July 2019

What would you do?

The following scenario demonstrates your accountabilities when your personal beliefs conflict with a patient’s beliefs.

Carmella, a nurse, recently started working in an intensive care unit. George, her patient, has been in a coma for several months. George’s family is requesting his breathing and feeding tubes be withdrawn and George be allowed to die. They feel he would not want to continue living like this. Carmella is very upset about this. This decision does not align with her personal beliefs. She feels uncomfortable with her role in this care plan, and wonders if she is required to provide care when the patient’s care plan conflicts strongly with her beliefs.

What should Carmella do?

Carmella realizes she needs to determine what her nursing accountabilities to George and his family are. Since the Code of Conduct is an overarching practice standard, she checks the Code first. Carmella sees that the Code states nurses show respect to patients’ culture, identity, beliefs, values and goals (statement 1.2). It also states that nurses do not impose their personal beliefs, including political, religious and cultural, on patients (statement 1.7). She also reads that when a nurse’s beliefs conflict with a patient’s care plan, the nurse provides safe, compassionate and timely care to those patients, until other arrangements are in place (statement 1.8).

Carmella understands that although she disagrees with George’s family’s decision, patients are always entitled to nonjudgmental nursing care. She spends time reflecting on her personal values and whether or not she will be able to provide nonjudgmental care to George and his family. Carmella soon realizes her beliefs will prevent her from meeting her accountabilities as a nurse.

Carmella consults with her charge nurse and her manager and explains that her beliefs conflict with George’s care plan. She tells them she is concerned she is unable to provide the compassionate nursing care George is entitled to. She asks if another nurse can be assigned to his care.

Carmella then consults with George’s health care team, including his physician and social worker, and informs them she can no longer care for George.

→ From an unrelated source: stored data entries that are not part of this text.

__device__ __forceinline__ void consume_unit(float (&y)[R], int u, const int (&xr)[4],
                                             const int (&hr)[4]) {
  const int N0 = R * u;
  const int xm1 = xr[0], hm1 = hr[0], x0 = xr[1], h0 = hr[1], xp1 = xr[2], hp1 = hr[2];
#pragma unroll 1
  for (int i = 0; i < N_OPS; ++i) {
    int kind = OP_FULL, xo, ho;
    if (i < UPT) {
      xo = x0 + R * i;
      ho = h0 + N0 + 62 - R * i;
    } else if (i < UPT + u) {
      const int j = i - UPT;
      xo = xm1 + R * j;
      ho = hm1 + N0 - 2 - R * j;
    } else if (i == UPT + u) {
      kind = OP_LOWER;
      xo = xm1 + N0;
      ho = hm1 - 2;
    } else if (i == UPT + u + 1) {
      kind = OP_UPPER;
      xo = xp1 + N0;
      ho = hp1 + 126;
    } else {
      const int j = i - UPT - 1;
      xo = xp1 + R * j;
      ho = hp1 + N0 + 126 - R * j;
    }
    switch (kind) {
      case OP_FULL: fir_body<-(R - 1), R - 1>(y, xo, ho); break;
      case OP_LOWER: fir_body<2, R - 1>(y, xo, ho); break;
      default: fir_body<-(R - 1), 1>(y, xo, ho); break;
    }
  }
  const int xe = u ? xp1 + N0 - 1 : xr[3] + 63, he = u ? hp1 + 127 : hr[3] + 127;
  y[0] = fmaf(lds1(xe), lds1(he), y[0]);
}
__global__ void __launch_bounds__(nr_::THREADS, 1)
noise_ring_kernel(Params p) {
  Smem& sm = *reinterpret_cast<Smem*>(nr_smem);
  const int tid = threadIdx.x, lane = tid & 31, warp = tid >> 5;

  for (int e = tid; e < TAB; e += THREADS) {
    const bool even = e < TAB_E;
    const int ee = even ? e : e - TAB_E, nts = even ? E_NT : O_NT;
    const int l = ee & 31, s = (ee >> 5) / nts, nt = (ee >> 5) - s * nts;
    const int kk = ir_kk(s, l & 3), k = even ? 2 * kk : 2 * kk + 1, n = 8 * nt + (l >> 2);
    double v = 0.0;
    if (k < NB && n <= Q) {
      const double ck = (k == 0 || k == NB - 1) ? 1.0 : 2.0;
      v = ck / S0 * cospi(2.0 * (double)((k * n) % S0) / S0);
    }
    sm.ctab[e] = v;
  }
  for (int j = tid; j < S; j += THREADS)
    sm.win[j] = 0.5f - 0.5f * cospif(2.0f * (float)j / (float)S0);
  for (int e = tid; e < RING * HS; e += THREADS) sm.h[e] = 0.f;
  for (int e = tid; e < RING * XS; e += THREADS) sm.x[e] = 0.f;
#ifdef DDSP_NR_TIMING
  for (int e = tid; e < 32 * 8; e += THREADS) g_nr_timing[blockIdx.x * 32 * 8 + e] = 0;
#endif
  if (tid == 0) {
    for (int i = 0; i < SLOTS; ++i) {
      mbar_init(&sm.full[i], GROUP_WARPS);
      mbar_init(&sm.empty[i], 2 * UPT);
    }
    for (int i = 0; i < PROD_GROUPS; ++i) mbar_init(&sm.rawbar[i], 1);
  }
  __syncthreads();

  const long long T = (long long)p.B * p.F;
  const long long g_lo = T * blockIdx.x / gridDim.x;
  const long long g_hi = T * (blockIdx.x + 1) / gridDim.x;

  if (warp < CONS_WARPS) {
    const int tg = warp / UPT, unit = warp % UPT;
    long long g = g_lo;
    Seg sg;
    int pbase = 0, ct = 0;
    bool dep_done = false;
    NR_TIMING_DECL;
    while (next_seg(g, g_hi, p.F, sg)) {
      for (int t = (tg - ct) & (NTG - 1); t < sg.nC; t += NTG) {
        NR_LAP(3);
        {
          const int P0 = pbase + t, P1 = pbase + min(t + 1, sg.nP - 1);
          mbar_wait(&sm.full[P0 % SLOTS], (P0 / SLOTS) & 1);
          mbar_wait(&sm.full[P1 % SLOTS], (P1 / SLOTS) & 1);
        }
        NR_LAP(0);
        const int q_rel = 32 * t + lane;
        const int rho = min(q_rel, sg.len - 1) + 2;
        const int rbase = pbase * 32;
        int xr[4], hr[4];
#pragma unroll
        for (int s = 0; s < 4; ++s) {
          const int row = (rbase + rho + 1 - s) % RING;
          xr[s] = X_OFF + row * XS;
          hr[s] = H_OFF + row * HS + HPAD;
        }
        float y[R];
#pragma unroll
        for (int c = 0; c < R; ++c) y[c] = 0.f;
        consume_unit(y, unit, xr, hr);
        __syncwarp();
        NR_LAP(1);
        if (lane == 0) {
#pragma unroll
          for (int d = 0; d < 2; ++d) {
            const int tau = t + d;
            if (tau < sg.nP) {
              const int readers = (tau >= 1 ? 1 : 0) + (tau < sg.nC ? 1 : 0);
              mbar_arrive_n(&sm.empty[(pbase + tau) % SLOTS], 2 / readers);
            }
          }
        }
        if (!dep_done) {
          asm volatile("griddepcontrol.wait;" ::: "memory");
          dep_done = true;
        }
        if (q_rel < sg.len) {
          constexpr int NOUT = R;
          const long long t0 = (long long)(sg.s0 + q_rel) * FRAME + NOUT * unit;
          float* o = p.audio + (size_t)sg.b * p.N + t0;
          if (t0 + NOUT <= p.N && (reinterpret_cast<uintptr_t>(o) & 15) == 0) {
#pragma unroll
            for (int w4 = 0; w4 < NOUT / 4; ++w4) {
              if (p.accumulate)
                red_add_v4(o + 4 * w4, y[4 * w4], y[4 * w4 + 1], y[4 * w4 + 2],
                           y[4 * w4 + 3]);
              else
                *reinterpret_cast<float4*>(o + 4 * w4) =
                    make_float4(y[4 * w4], y[4 * w4 + 1], y[4 * w4 + 2], y[4 * w4 + 3]);
            }
          } else {
#pragma unroll
            for (int w1 = 0; w1 < NOUT; ++w1) {
              if (t0 + w1 < p.N) {
                if (p.accumulate) o[w1] += y[w1]; else o[w1] = y[w1];
              }
            }
          }
        }
        NR_LAP(2);
      }
      ct += sg.nC;
      pbase += sg.nP;
    }
  } else {
    const int grp = (warp - CONS_WARPS) / GROUP_WARPS;
    const int iw = (warp - CONS_WARPS) % GROUP_WARPS;
    const int ptid = tid - (CONS_WARPS + GROUP_WARPS * grp) * 32;
    constexpr int PT = 32 * GROUP_WARPS;
    const int bar_id = 1 + grp;
    float* s_raw = sm.raw[grp];
    void* rawbar = &sm.rawbar[grp];
    const float* mags_end = p.mags + (size_t)p.B * p.F * NB;
    auto prefetch = [&](const Seg& s, int tau) -> int {
      const int jb = s.s0 - 2 + 32 * tau;
      const int r_lo = max(0, -jb), r_hi = min(32, p.F - jb);
      if (r_hi <= r_lo) {
        if (ptid == 0) mbar_arrive(rawbar);
        return 0;
      }
      const float* src = p.mags + ((size_t)s.b * p.F + jb + r_lo) * NB;
      const uintptr_t a = reinterpret_cast<uintptr_t>(src);
      const int off = (int)((a & 15) >> 2);
      const uint32_t bytes = (uint32_t)(((off + (r_hi - r_lo) * NB) * 4 + 15) & ~15);
      const uintptr_t a_al = a & ~(uintptr_t)15;
      if (a_al >= reinterpret_cast<uintptr_t>(p.mags) &&
          a_al + bytes <= reinterpret_cast<uintptr_t>(mags_end)) {
        if (ptid == 0) {
          mbar_expect_tx(rawbar, bytes);
          tma_bulk_g2s(s_raw, reinterpret_cast<const void*>(a_al), bytes, rawbar);
        }
        return off - r_lo * NB;
      }
      for (int e = ptid; e < (r_hi - r_lo) * NB; e += PT) cp_async4(s_raw + e, src + e);
      cp_async_wait_all();
      named_bar(bar_id, PT);
      if (ptid == 0) mbar_arrive(rawbar);
      return -r_lo * NB;
    };
    struct It {
      long long g;
      Seg sg;
      int tau, P;
      bool ok;
    };
    auto it_begin = [&]() {
      It it;
      it.g = g_lo; it.tau = 0; it.P = 0;
      it.ok = next_seg(it.g, g_hi, p.F, it.sg);
      return it;
    };
    auto it_next = [&](It& it) {
      ++it.P;
      if (++it.tau >= it.sg.nP) {
        it.tau = 0;
        it.ok = next_seg(it.g, g_hi, p.F, it.sg);
      }
    };
    It cur = it_begin();
    for (int i = 0; i < grp && cur.ok; ++i) it_next(cur);
    int roff = 0;
    if (cur.ok) roff = prefetch(cur.sg, cur.tau);
    int n_mine = 0;
    NR_TIMING_DECL;
    while (cur.ok) {
      NR_LAP(7);
      It nxt = cur;
      for (int i = 0; i < PROD_GROUPS && nxt.ok; ++i) it_next(nxt);
      const Seg& sg = cur.sg;
      const int P = cur.P, slot = P % SLOTS;
      const int jb = sg.s0 - 2 + 32 * cur.tau;
      mbar_wait(rawbar, n_mine & 1);
      NR_LAP(0);
      const bool row_ok = (jb + lane >= 0) && (jb + lane < p.F);
      if (p.raw && row_ok) {
        float* src = s_raw + roff + lane * NB + iw * 17;
        float v[17];
#pragma unroll
        for (int k = 0; k < 17; ++k) v[k] = (iw * 17 + k < NB) ? src[k] : 0.f;
#pragma unroll
        for (int k = 0; k < 17; ++k) v[k] = exp_sigmoid_f(v[k] + p.bias);
#pragma unroll
        for (int k = 0; k < 17; ++k)
          if (iw * 17 + k < NB) src[k] = v[k];
      }
      named_bar(bar_id, PT);
      ++n_mine;
      NR_LAP(1);
      const float* nzb = p.noise ? p.noise + (size_t)sg.b * p.N : nullptr;
      const uint32_t item = (uint32_t)(sg.b + p.item_base);
      const long long p_lo = (long long)jb * FRAME;
      const bool interior = (jb >= 0) && (jb + 32 <= p.F) &&
                            (p_lo + 32ll * FRAME <= p.N) && !nzb;
      constexpr int PER = 32 * NQ / 4;
      {
        const int g = lane >> 2, t = lane & 3;
        const int ntb = 2 * (iw & 1);
        const bool mid = iw & 1;
        const int f0 = 16 * (iw >> 1) + g, f1 = f0 + 8;
        const bool ok0 = (jb + f0 >= 0) && (jb + f0 < p.F);
        const bool ok1 = (jb + f1 >= 0) && (jb + f1 < p.F);
        const float* m0 = ok0 ? s_raw + roff + f0 * NB : s_raw;
        const float* m1 = ok1 ? s_raw + roff + f1 * NB : s_raw;
        const double* tb = sm.ctab + lane;
        double aE[3][4], aO[2][4];
#pragma unroll
        for (int c = 0; c < 4; ++c) {
          aE[0][c] = aE[1][c] = aE[2][c] = 0.0;
          aO[0][c] = aO[1][c] = 0.0;
        }
#pragma unroll
        for (int s = 0; s < E_STEPS; ++s) {
          const int k = 2 * ir_kk(s, t);
          const bool kin = s < E_STEPS - 1 || k < NB;
          const double e0 = kin ? (double)m0[k] : 0.0, e1 = kin ? (double)m1[k] : 0.0;
          dmma_16x8x4(aE[0], e0, e1, tb[(s * E_NT + ntb) * 32]);
          dmma_16x8x4(aE[1], e0, e1, tb[(s * E_NT + ntb + 1) * 32]);
          if (mid) dmma_16x8x4(aE[2], e0, e1, tb[(s * E_NT + 4) * 32]);
          if (s < O_STEPS) {
            const double o0 = m0[k + 1], o1 = m1[k + 1];
            dmma_16x8x4(aO[0], o0, o1, tb[TAB_E + (s * O_NT + ntb) * 32]);
            dmma_16x8x4(aO[1], o0, o1, tb[TAB_E + (s * O_NT + ntb + 1) * 32]);
          }
        }
        NR_LAP(3);
        named_bar(bar_id, PT);
        if (nxt.ok) roff = prefetch(nxt.sg, nxt.tau);
        NR_LAP(4);
        if (P >= SLOTS) mbar_wait(&sm.empty[slot], ((P / SLOTS) - 1) & 1);
        NR_LAP(2);
        float* hs = sm.h + slot * 32 * HS + HPAD;
#pragma unroll
        for (int j = 0; j < 2; ++j) {
          const int n = 8 * (ntb + j) + 2 * t;
          const float2 wp = *reinterpret_cast<const float2*>(sm.win + SHIFT + n);
          const float2 wm = *reinterpret_cast<const float2*>(sm.win + n);
#pragma unroll
          for (int r = 0; r < 2; ++r) {
            const bool ok = r ? ok1 : ok0;
            float* hr = hs + (r ? f1 : f0) * HS;
            const double E0 = aE[j][2 * r], E1 = aE[j][2 * r + 1];
            const double O0 = aO[j][2 * r], O1 = aO[j][2 * r + 1];
            const float p0 = ok ? wp.x * (float)(E0 + O0) : 0.f;
            const float p1 = ok ? wp.y * (float)(E1 + O1) : 0.f;
            const float q0 = ok ? wm.x * (float)(E0 - O0) : 0.f;
            const float q1 = ok ? wm.y * (float)(E1 - O1) : 0.f;
            *reinterpret_cast<float2*>(hr + SHIFT + n) = make_float2(p0, p1);
            hr[SHIFT - n] = p0;
            hr[SHIFT - n - 1] = p1;
            *reinterpret_cast<float2*>(hr + n) = make_float2(q0, q1);
            if (n != 0) hr[S - n] = q0;
            hr[S - n - 1] = q1;
          }
        }
        if (mid && t == 0) {
#pragma unroll
          for (int r = 0; r < 2; ++r) {
            const float v = (r ? ok1 : ok0) ? sm.win[Q] * (float)aE[2][2 * r] : 0.f;
            float* hr = hs + (r ? f1 : f0) * HS;
            hr[Q] = v;
            hr[S - Q] = v;
          }
        }
      }
      NR_LAP(5);
      {
        float* xs = sm.x + slot * 32 * XS;
        if (interior) {
          const uint32_t qbase = (uint32_t)(p_lo >> 2);
#pragma unroll
          for (int it = 0; it < PER / 32; ++it) {
            const int e = iw * PER + it * 32 + lane;
            const int r = e >> 4, qd = e & 15;
            const float4 v = noise4(qbase + (uint32_t)e, item, p.seed, p.offset);
            float2* d = reinterpret_cast<float2*>(xs + r * XS + 4 * qd);
            d[0] = make_float2(v.x, v.y);
            d[1] = make_float2(v.z, v.w);
          }
        } else {
          for (int it = 0; it < PER / 32; ++it) {
            const int e = iw * PER + it * 32 + lane;
            const int r = e >> 4, qd = e & 15;
            const int j = jb + r;
            const long long pp = (long long)j * FRAME + 4 * qd;
            float v[4] = {0.f, 0.f, 0.f, 0.f};
            if (j >= 0 && j < p.F && pp < p.N) {
              if (nzb) {
#pragma unroll
                for (int u = 0; u < 4; ++u) if (pp + u < p.N) v[u] = nzb[pp + u];
              } else {
                const float4 r4 = noise4((uint32_t)(pp >> 2), item, p.seed, p.offset);
                v[0] = r4.x;
                if (pp + 1 < p.N) v[1] = r4.y;
                if (pp + 2 < p.N) v[2] = r4.z;
                if (pp + 3 < p.N) v[3] = r4.w;
              }
            }
            float2* d = reinterpret_cast<float2*>(xs + r * XS + 4 * qd);
            d[0] = make_float2(v[0], v[1]);
            d[1] = make_float2(v[2], v[3]);
          }
        }
      }
      __syncwarp();
      if (lane == 0) mbar_arrive(&sm.full[slot]);
      NR_LAP(6);
      cur = nxt;
    }
  }
}

}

During her shift, while deciding what to do and consulting the health care team, Carmella continues to treat George’s family with care and compassion. She spends time actively listening and giving them the opportunity to describe their feelings about the situation.

Later in the shift, the charge nurse assigns George’s care to another nurse who is better able to provide the care George needs. Carmella respectfully informs the family that she will no longer be caring for George and that her colleague will be taking over his care. Carmella then transfers accountability to the other nurse by giving them a report about George’s status and needs.

Carmella spends time reflecting on the situation, her practice and values. She realizes that she will likely encounter similar situations again while working in intensive care. She wonders if working in this setting long term will allow her to be true to her values while still providing compassionate and nonjudgmental care. Carmella reviews the Ethics practice standard and reflects on the section about maintaining commitments to herself, her team and her patients. After reflecting, she realizes this practice setting is not for her, and she makes the decision to find a new place of work.